A mixture of isomers of perhydro­pyrene (1 g) was purchased from Sigma–Aldrich with a purity of 95%. Purification of the mixture of isomers followed the procedure published elsewhere (Langer & Lehner, 1973). Benzene, n-hexane, di­chloro­methane and ethanol were obtained from Scharlau (reaction grade). AlCl₃ was purchased from Alfa Aesar (anhydrous, 99.985% metal basis). All manipulations which included the use of dry AlCl₃ were carried out under exclusion of air and moisture using a Schlenk-line.

A total of 1 g (4.58 mmol) of the mixture of isomers of I (MW 218.38 g mol⁻¹) was dissolved in 20 ml of freshly distilled benzene and 670 mg of AlCl₃ was added; the resulting solution was heated under reflux for 2 h.

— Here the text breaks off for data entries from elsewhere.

## Add persistent row-streaming chain kernel with LDS-DMA weight ring for LN+proj

Adds a persistent linear_chain_rows kernel, with one block per CU, where each wave owns 16 rows held in registers. Weight chunks stream through a four-stage LDS ring using global_load_lds DMA, so the GEMM+LayerNorm(+FFN) chain runs without re-reading activations. The kernel becomes the default for the LN+projection chain when M is at least 32768 and nothing is saved; the FFN chain uses it only when shape 4 is requested explicitly. The trade-off is that all waves must load the full weight set in every pass and synchronize at a barrier per chunk, which could limit throughput compared with the tiled panel kernels. A debug L2-probe macro is also added to the older chain kernel.

```diff
diff --git a/bevformer_amd/csrc/bevmsda_linear.hip b/bevformer_amd/csrc/bevmsda_linear.hip
--- a/bevformer_amd/csrc/bevmsda_linear.hip
+++ b/bevformer_amd/csrc/bevmsda_linear.hip
@@ -3,6 +3,7 @@
 #include "linear_pipe.h"
 #include "linear_panel.h"
 #include "linear_chain.h"
+#include "linear_chain_rows.h"
 #include "wgrad_mfma.h"
 #include "wgrad_tr.h"
 
@@ -10,6 +11,23 @@
 constexpr bool kLinearPipeDefault = false;
 constexpr long long kLinearPipeMaxRows = 8192;
 constexpr long long kChainSmallRows = 8192;
+constexpr long long kChainRowsMinRows = 32768;
+inline int device_cus() {
+  static int cus[64] = {0};
+  int dev = 0;
+  if (hipGetDevice(&dev) != hipSuccess || dev < 0 || dev >= 64) return 256;
+  if (cus[dev] == 0) {
+    int n = 0;
+    if (hipDeviceGetAttribute(&n, hipDeviceAttributeMultiprocessorCount, dev) != hipSuccess || n <= 0) n = 256;
+    cus[dev] = n;
+  }
+  return cus[dev];
+}
+inline dim3 chain_rows_grid(long long M) {
+  const long long groups8 = ((M + 15) / 16 + 7) / 8;
+  const long long cus = device_cus();
+  return dim3(static_cast<unsigned>(groups8 < cus ? groups8 : cus));
+}
 inline bool misaligned(const void *p) { return (reinterpret_cast<uintptr_t>(p) & 15u) != 0; }
 }
 
@@ -522,10 +540,33 @@
       misaligned(gamma1) || misaligned(beta1))
     return BEVMSDA_ERR_MISALIGNED;
   int shape = d->reserved[1];
-  if (shape < 0 || shape > 3) return BEVMSDA_ERR_BAD_OPTION;
+  if (shape < 0 || shape > 4) return BEVMSDA_ERR_BAD_OPTION;
   const int gst = d->reserved[2] == 0 ? 2 : d->reserved[2];
   if (gst < 2 || gst > 64 || (gst > 2 && (!idx || save))) return BEVMSDA_ERR_BAD_OPTION;
+  if (shape == 4 && (save || drop)) return BEVMSDA_ERR_BAD_OPTION;
   if (shape == 0) shape = (tp || d->M <= kChainSmallRows) ? 2 : (d->M >= 256LL * 64 ? 2 : 1);
+  if (shape == 4) {
+    bevmsda::ChainArgs a{};
+    a.rows = rows; a.ld_rows = d->ld_rows; a.gidx = idx; a.gscale = scale; a.gstride = gst;
+    a.w0 = w0p; a.w1 = w1p; a.w2 = w2p; a.b0 = b0; a.b1 = b1; a.b2 = b2;
+    a.res = res; a.ld_res = d->ld_res; a.gamma0 = gamma0; a.beta0 = beta0; a.gamma1 = gamma1; a.beta1 = beta1;
+    a.eps0 = d->eps0; a.eps1 = d->eps1; a.y = y; a.ld_y = d->ld_y; a.M = d->M;
+    if (tp) {
+      a.tp_first = tp->first; a.ld_tp_first = tp->ld_first; a.tp_pos = tp->pos; a.ld_tp_pos = tp->ld_pos;
+      a.w3 = tp->w3p; a.b3 = tp->b3; a.y3 = tp->proj; a.ld_y3 = tp->ld_proj; a.N3 = tp->n3;
+    }
+    hipStream_t st = static_cast<hipStream_t>(stream);
+    const dim3 grid = chain_rows_grid(d->M);
+#define BEVMSDA_CHAIN_ROWS(NP_, TP_)                                                                                       \
+  do {                                                                                                                     \
+    if (idx) hipLaunchKernelGGL((bevmsda::linear_chain_rows_kernel<NP_, 2, 0, TP_>), grid, dim3(512), 0, st, a);          \
+    else hipLaunchKernelGGL((bevmsda::linear_chain_rows_kernel<NP_, 0, 0, TP_>), grid, dim3(512), 0, st, a);              \
+  } while (0)
+    if (tp) { if (d->precision == 0) BEVMSDA_CHAIN_ROWS(3, true); else BEVMSDA_CHAIN_ROWS(1, true); }
+    else { if (d->precision == 0) BEVMSDA_CHAIN_ROWS(3, false); else BEVMSDA_CHAIN_ROWS(1, false); }
+#undef BEVMSDA_CHAIN_ROWS
+    return hipGetLastError() == hipSuccess ? BEVMSDA_OK : BEVMSDA_ERR_LAUNCH;
+  }
   if (shape == 3) {
     const long long round64 = 256LL * 64;
     const long long head = (d->M / round64) * round64;
@@ -724,7 +765,26 @@
       (b0 && misaligned(b0)) || (b1 && misaligned(b1)) || misaligned(gamma0) || misaligned(beta0))
     return BEVMSDA_ERR_MISALIGNED;
   int shape = d->reserved[1];
-  if (shape < 0 || shape > 3) return BEVMSDA_ERR_BAD_OPTION;
+  if (shape < 0 || shape > 4) return BEVMSDA_ERR_BAD_OPTION;
+  if (shape == 4 && save) return BEVMSDA_ERR_BAD_OPTION;
+  if (shape == 0 && !save && d->M >= kChainRowsMinRows) shape = 4;
+  if (shape == 4) {
+    bevmsda::ChainArgs a{};
+    a.rows = rows; a.ld_rows = d->ld_rows; a.gidx = idx; a.gscale = scale; a.gstride = 2;
+    a.w0 = w0p; a.w1 = w1p; a.b0 = b0; a.b1 = b1;
+    a.res = res; a.ld_res = d->ld_res; a.gamma0 = gamma0; a.beta0 = beta0;
+    a.eps0 = d->eps0; a.y = x_out; a.ld_y = d->ld_y; a.M = d->M; a.y2 = proj_out; a.ld_y2 = ld_y2; a.N2 = d->F;
+    hipStream_t st = static_cast<hipStream_t>(stream);
+    const dim3 grid = chain_rows_grid(d->M);
+    if (d->precision == 0) {
+      if (idx) hipLaunchKernelGGL((bevmsda::linear_chain_rows_kernel<3, 2, 1, false>), grid, dim3(512), 0, st, a);
+      else hipLaunchKernelGGL((bevmsda::linear_chain_rows_kernel<3, 0, 1, false>), grid, dim3(512), 0, st, a);
+    } else {
+      if (idx) hipLaunchKernelGGL((bevmsda::linear_chain_rows_kernel<1, 2, 1, false>), grid, dim3(512), 0, st, a);
+      else hipLaunchKernelGGL((bevmsda::linear_chain_rows_kernel<1, 0, 1, false>), grid, dim3(512), 0, st, a);
+    }
+    return hipGetLastError() == hipSuccess ? BEVMSDA_OK : BEVMSDA_ERR_LAUNCH;
+  }
   if (shape == 0) shape = d->M <= kChainSmallRows ? 2 : (d->M >= 256LL * 64 ? 2 : 1);
   if (d->F % 64 != 0) shape = 1;
   if (shape == 3) {
diff --git a/bevformer_amd/csrc/linear_chain.h b/bevformer_amd/csrc/linear_chain.h
--- a/bevformer_amd/csrc/linear_chain.h
+++ b/bevformer_amd/csrc/linear_chain.h
@@ -148,8 +148,12 @@
     for (int j = 0; j < NT; ++j)
 #pragma unroll
       for (int pl = 0; pl < NPL; ++pl)
+#ifdef BEVMSDA_CHAIN_L2PROBE
+        wf[st][j][pl] = __builtin_bit_cast(lin_bf16x8, __builtin_amdgcn_raw_buffer_load_b128(wrsrc, wlane, pl * 1024 + 0 * (tile + j + nstep + sg), 0));
+#else
         wf[st][j][pl] = __builtin_bit_cast(lin_bf16x8, __builtin_amdgcn_raw_buffer_load_b128(
                                                          wrsrc, wlane, (((tile * NT + j) * nstep + sg) * 2 + pl) * 1024, 0));
+#endif
   };
   auto wprefetch = [&](__amdgpu_buffer_rsrc_t wrsrc, int tile, int nstep, int sg0) {
 #pragma unroll
diff --git a/bevformer_amd/csrc/linear_chain_rows.h b/bevformer_amd/csrc/linear_chain_rows.h
--- /dev/null
+++ b/bevformer_amd/csrc/linear_chain_rows.h
@@ -0,0 +1,361 @@
+#pragma once
+#include "linear_chain.h"
+
+namespace bevmsda {
+
+constexpr int kChainRowsBM = 128;
+typedef float chrows_f32x4 __attribute__((ext_vector_type(4)));
+
+__device__ __forceinline__ void chrows_wait_vm(int n) {
+  switch (n) {
+    case 0: __builtin_amdgcn_s_waitcnt(0x0F70); break;
+    case 1: __builtin_amdgcn_s_waitcnt(0x0F71); break;
+    case 2: __builtin_amdgcn_s_waitcnt(0x0F72); break;
+    case 3: __builtin_amdgcn_s_waitcnt(0x0F73); break;
+    case 4: __builtin_amdgcn_s_waitcnt(0x0F74); break;
+    case 5: __builtin_amdgcn_s_waitcnt(0x0F75); break;
+    case 6: __builtin_amdgcn_s_waitcnt(0x0F76); break;
+    case 7: __builtin_amdgcn_s_waitcnt(0x0F77); break;
+    default: __builtin_amdgcn_s_waitcnt(0x0F78); break;
+  }
+}
+
+__device__ __forceinline__ void chrows_dma16(const void *src, unsigned lds_dst) {
+  asm volatile("s_mov_b32 m0, %1\n\ts_nop 0\n\tglobal_load_lds_dwordx4 %0, off" : : "v"(src), "s"(lds_dst) : "memory", "m0");
+}
+
+template <int NPROD, int PRE, int MODE, bool TP>
+__global__ void __launch_bounds__(512) __attribute__((amdgpu_waves_per_eu(2, 2)))
+linear_chain_rows_kernel(const ChainArgs a) {
+  static_assert(NPROD == 1 || NPROD == 3, "NPROD");
+  static_assert(PRE == 0 || PRE == 2, "PRE: 0 plain rows, 2 gather");
+  static_assert(MODE == 0 || (MODE == 1 && !TP), "MODE 0 (+ TP) or MODE 1");
+  constexpr bool LO = NPROD == 3;
+  constexpr int NPL = LO ? 2 : 1;
+  constexpr int UB = NPL * 1024;
+  constexpr int PB = 2 * UB;
+  constexpr int CHB = 8 * PB;
+  constexpr int NST = 4;
+  constexpr int NCST = 4 * kChainC + kChainMaxN2 + 2 * kChainC;
+  __shared__ __attribute__((aligned(16))) unsigned char ring[NST * CHB];
+  __shared__ __attribute__((aligned(16))) float cst[NCST];
+  float *const c_g0 = cst, *const c_be0 = cst + 256, *const c_g1 = cst + 512, *const c_be1 = cst + 768;
+  float *const c_b1 = cst + 1024, *const c_b0 = cst + 1024 + kChainMaxN2, *const c_b2 = c_b0 + 256;
+  const int nb1 = MODE == 1 ? a.N2 : kChainF;
+
+  const int tid = threadIdx.x;
+  const int lane = tid & 63;
+  const int wave = __builtin_amdgcn_readfirstlane(tid >> 6);
+  const int fr = lane & 15, fh = lane >> 4;
+  const int nt3 = TP ? a.N3 / 32 : 0;
+  const int nchunk = MODE == 1 ? 8 + a.N2 / 32 : 8 + 32 + (TP ? 16 : 0);
+
+  const long ngroup = (a.M + 15) / 16;
+  const long gb = ngroup * blockIdx.x / gridDim.x, ge = ngroup * (blockIdx.x + 1) / gridDim.x;
+  const int npass = static_cast<int>((ge - gb + 7) / 8);
+  const int total = npass * nchunk;
+
+  struct Chunk { const unsigned char *img; int u0, ustr, np; };
+  auto chunk_of = [&](int c) __attribute__((always_inline)) -> Chunk {
+    if (c < 8) return {reinterpret_cast<const unsigned char *>(a.w0), 2 * c, 16, 8};
+    c -= 8;
+    if (MODE == 1) return {reinterpret_cast<const unsigned char *>(a.w1), 16 * c, 2, 8};
+    if (c < 32) {
+      const int G = c >> 2, k = c & 3;
+      if (k < 2) return {reinterpret_cast<const unsigned char *>(a.w1), 16 * (2 * G + k), 2, 8};
+      return {reinterpret_cast<const unsigned char *>(a.w2), 4 * G + 2 * (k - 2), 32, 8};
+    }
+    c -= 32;
+    return {reinterpret_cast<const unsigned char *>(a.w3), c < 8 ? 16 + 2 * c : 2 * (c - 8), 32, nt3};
+  };
+  const unsigned ring_base = static_cast<unsigned>(reinterpret_cast<size_t>((__attribute__((address_space(3))) unsigned char *)ring));
+  auto dma = [&](int gc) __attribute__((always_inline)) {
+    const Chunk k = chunk_of(gc % nchunk);
+    if (wave >= k.np) return;
+    const unsigned char *src = k.img + static_cast<long>(k.u0 + k.ustr * wave) * 2048 + lane * 16;
+    const unsigned dst = __builtin_amdgcn_readfirstlane(ring_base + (gc & (NST - 1)) * CHB + wave * PB);
+#pragma unroll
+    for (int u = 0; u < 2; ++u)
+#pragma unroll
+      for (int pl = 0; pl < NPL; ++pl) chrows_dma16(src + (u * 2 + pl) * 1024, dst + u * UB + pl * 1024);
+  };
+  auto chunk_wait = [&](int gc) __attribute__((always_inline)) -> const unsigned char * {
+    int n = 0;
+#pragma unroll
+    for (int k = 1; k <= NST - 2; ++k)
+      if (gc + k < total && wave < chunk_of((gc + k) % nchunk).np) n += 2 * NPL;
+    chrows_wait_vm(n);
+    asm volatile("s_waitcnt lgkmcnt(0)\n\ts_barrier" ::: "memory");
+    if (gc + NST - 1 < total) dma(gc + NST - 1);
+    return ring + (gc & (NST - 1)) * CHB;
+  };
+
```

The following steps were carried out in open air. After the solution was left to cool completely, 50 ml of 2 M HCl and 150 ml CH₂Cl₂ were added and stirred rapidly for 15 min. The organic phase was separated from the aqueous phase and washed three times with distilled water. Drying over NaSO₄ and removal of the solvent resulted in a dark yellow/orange oil. In order to separate the dehydration products from I, column chromatography was carried out using Al₂O₃ (column width 3 cm, length 10 cm) with n-hexane as eluate. Subsequent evaporation of the collected fractions and recrystallization in absolute ethanol yielded 296.5 mg of I (30% of the theoretical yield). The melting point of 103 °C confirmed the correct and pure product.

2.3. Powder diffraction

X-ray powder diffraction data were recorded at 350 K on a Stoe Stadi-P diffractometer equipped with a focusing Ge(111) monochromator and a linear position-sensitive detector using Cu Kα₁ radiation. The sample was contained in a glass capillary with 1.0 mm diameter, which was spun during the measurement. Data were collected in a 2θ range from 2 to 100° with a step width of 0.01° and a total data collection time of about 18 h. The software WinX^POW (Stoe & Cie, 2009) was used for data acquisition.

2.4. Rietveld refinement

Rietveld refinement was carried out with TOPAS (Coelho, 2018). To ensure that the Rietveld refinement was as robust and smooth as possible, it was carried out in stages, gradually releasing more and more parameters. The first two stages consisted of Pawley refinements to establish suitable starting values for the unit-cell parameters and the peak-shape functions, which were then transferred to the Rietveld refinement. In the last cycle, all parameters were refined simultaneously, a requirement for the proper evaluation of the goodness of fit, which depends on the number of parameters included in the fit. Anisotropic peak broadening and peak asymmetry were included to allow the peak profiles to be described accurately. Since in both structures the molecules are situated on inversion centres, the asymmetric units in principle contain only five of the ten carbon atoms of the two central cyclo­hexane rings. However, the five symmetry-related carbon atoms missing from the list of atoms prevent the specification of several of the bond-length restraints and valence-angle restraints. Therefore, the entire molecule was specified in the input file but with appropriate symmetry constraints to ensure that the number of degrees of freedom did not change. All restraints can then be expressed in natural variables such as C—C bond lengths and C—C—C valence angles without the need for dummy atoms.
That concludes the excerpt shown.